Ещё зловещий знак посещает его. “Литературное наследство” распространяет анкету о Щедрине. Отвечать предлагают также ему. Он отвечает обдуманно, по возможности кратко. Иногда уклоняется на том основании, что сформулированы вопросы неясно. Просят оценить Щедрина как классика в связи с задачами современной сатиры. Он отвечает решительно, уже испытав достаточно на себе, каково быть сатириком вообще и каково быть сатириком в самой свободной в мире стране:
“Я уверен в том, что всякие попытки создать сатиру обречены на полнейшую неудачу. Её нельзя создать. Она создаётся сама собой, внезапно. Она создаётся тогда, когда появится писатель, который сочтёт несовершенной текущую жизнь и, негодуя, приступит к художественному обличению её. Полагаю, что путь такого писателя будет очень и очень труден...”
Утром раскатывается телефонный звонок. Бокшанская говорит:
— Арестованы Эрдман и Масс. Говорят, за какие-то басни.
Он хмурится. Впрочем, вечером забавляется игрой в блошки, точно ровным счётом ничего не стряслось, мало ли заметают кого. Ночью сидит над романом, неторопливо листает, перечитывает отдельные главы, которые внушают ему подозрение, если учесть, что кое-кого заметают за басни, доходит до главы о Никаноре Ивановиче, читает:
“Вовсе не потому, что москвич Босой знал эти места, был наслышан о них, нет, просто иным каким-то способом, кожей, что ли, Босой понял, что его ведут для того, чтобы совершить с ним самое ужасное, что могут совершить с человеком, — лишить свободы...” Аккуратно вырывает из толстой тетради сто семьдесят пять рукописных страниц, добрую четверть того, что успел написать, отрывая время у сна, и тотчас сжигает в услужливой печке, что-то заскучавшей в последнее время без новых цензурных трудов.
На этих же днях некий Кнорре делает странное предложение: написать прекрасную пьесу о перевоспитании бывших бандитов в трудовых коммунах ОГПУ. Сам ли так нелепо придумал, надул ли кто в подверженный веяниям ум? Глупость ли это своя, имеющая хождение во все времена, с намерением ли кто-то искушает его? Михаил Афанасьевич понимает, что за такую-то пьесу ему все простят, только он-то себе такой пьесы никогда не простит, и он отводит от себя предложение в тонких, обходительных, но самых категорических выражениях, означающих:
— Нет.
Какие-то тёмные вокруг него сплетаются нити. Нельзя не задуматься: что его ждёт? Что его ждёт, очевидно: он знает давно, что он обречён. Счастье, счастье, недолгое счастье! А что будет с ней?
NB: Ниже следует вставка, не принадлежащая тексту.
# arkworks-rs/circom-compat

Hardware: AMD Instinct MI355X
Metric: Groth16 constraints/sec (BN254) (higher is better)
Workload: dtype int32x9 (29-bit limbs of 254-bit Montgomery integers); 1 GPU; synthetic squaring-chain R1CS, 2^22-2 constraints, BN254, full prove (witness map + 4 G1 MSM + 1 G2 MSM + finalize), trapdoor key minted on GPU; log2_domain=22, num_constraints=4194302, n_vars=4194304, parallelism=single-gpu

## Files before the change

### circom_compat_amd/csrc/api.hip

```cpp
#include "../../include/g16_amd.h"

#include <stddef.h>
#include <stdlib.h>

#include <algorithm>
#include <mutex>

#include "ctx.h"

using namespace g16;

static_assert(offsetof(g16::ProofSums, B1) == sizeof(g16::G1XYZZ29) && offsetof(g16::ProofSums, L) == 2 * sizeof(g16::G1XYZZ29),
              "ProofSums must keep A, B1, L adjacent (batched reduction writes them as an array)");
static_assert(G16_PARTIAL_BYTES == g16::FIN_PARTIAL_BYTES, "partial record size out of sync");

namespace {
std::mutex g_err_mu;
std::string g_create_error;
}


namespace {

g16_status fail(g16_ctx* ctx, g16_status code, const std::string& msg) {
  if (ctx) ctx->err = msg;
  else {
    std::lock_guard<std::mutex> g(g_err_mu);
    g_create_error = msg;
  }
  return code;
}

template <class Fn>
g16_status guarded(g16_ctx* ctx, Fn fn) {
  try {
    if (ctx) G16_HIP(hipSetDevice(ctx->device));
    return fn();
  } catch (const HipError& e) {
    return fail(ctx, G16_ERR_HIP, e.what());
  } catch (const std::bad_alloc&) {
    return fail(ctx, G16_ERR_INTERNAL, "host allocation failed");
  } catch (const std::exception& e) {
    const bool dom = std::string(e.what()).find("PolynomialDegreeTooLarge") != std::string::npos;
    return fail(ctx, dom ? G16_ERR_DOMAIN_TOO_LARGE : G16_ERR_INTERNAL, e.what());
  }
}

void shard(uint32_t len, int rank, int world, uint32_t* lo, uint32_t* hi) {
  *lo = (uint32_t)((uint64_t)len * rank / world);
  *hi = (uint32_t)((uint64_t)len * (rank + 1) / world);
}

int work1_batch(const MsmConfig& cw, uint32_t wr, bool sharded) {
  return (cw.nb() / wr < (1u << 18) || sharded) ? 3 : 2;
}

size_t msm_state_bytes(const MsmConfig& cw, const MsmConfig& ch, uint32_t lw, uint32_t l_cnt, uint32_t lh,
                       uint32_t wr, bool sharded, bool own_w, bool own_h, bool view_w) {
  size_t b = 0;
  if (view_w) b += MsmSort::view_bytes_for(lw, cw);
  if (own_w) b += (size_t)cw.Pn * ((size_t)lw * (64 * 2 + 128) + (size_t)l_cnt * 64);
  if (own_h) b += (size_t)ch.Pn * lh * 64;
  b += MsmSort::bytes_for(lw, cw) + MsmSort::bytes_for(lh, ch);
  const uint32_t nc_w = ceil_div(cw.B, msm_red_chunk(cw, 1, wr)) * cw.D;
  const uint32_t nc_h = ceil_div(ch.B, msm_red_chunk(ch)) * ch.D;
  const uint32_t slots_w = cw.nb() + cw.max_lanes(), slots_h = ch.nb() + ch.max_lanes();
  b += msm_work_bytes<Fq>(slots_w, nc_w, cw.D, work1_batch(cw, wr, sharded)) + msm_work_bytes<Fq2>(slots_w, nc_w, cw.D, 1) +
       msm_work_bytes<Fq>(slots_h, nc_h, ch.D, 1);
  return b;
}
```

И вот в эти самые дни он туманно и даже со смехом начинает поговаривать о своём недалёком конце. Отец умер приблизительно сорока восьми лет. Болезнь коварная, страшная. Имеет тенденцию поражать и наследников. Да-с.
Выглядят эти прогнозы очень правдоподобно. Ему в самом деле нехорошо. Вересаеву он сообщает:
“Дорогой Викентий Викентьевич, помнится, один раз я Вас уже угостил письмом, которое привело Вас в полнейшее недоумение. Но так всегда бывает, когда мой литературный груз начинает давить слишком, часть сдаю Елене Сергеевне. Но женские плечи можно обременять лишь до известного предела. Тогда — к Вам. Давно уже я не был так тревожен, как теперь. Бессонница. На рассвете начинаю глядеть в потолок и таращу глаза до тех пор, пока за окном не установится жизнь — кепка, платок, платок, кепка, фу, какая скука!..”
Натурально, Елена Сергеевна в панике. Отправляет его по врачам. Анализы. Проверяют в первую очередь почки. Всё прекрасно, никаких отклонений, чего лекарь с отличием и без анализов не может не знать. Всё, что имеется у него, кроме бессонницы, так это болит голова. Доктор определяет переутомление крайнее, чего лекарь с отличием и без доктора не может не знать. Неврастения, другими словами, старая, надоевшая гостья. Неприятнейшая болезнь. Однако от неврастении не помирает никто, а бывает, что неврастеники ещё дольше здоровых живут.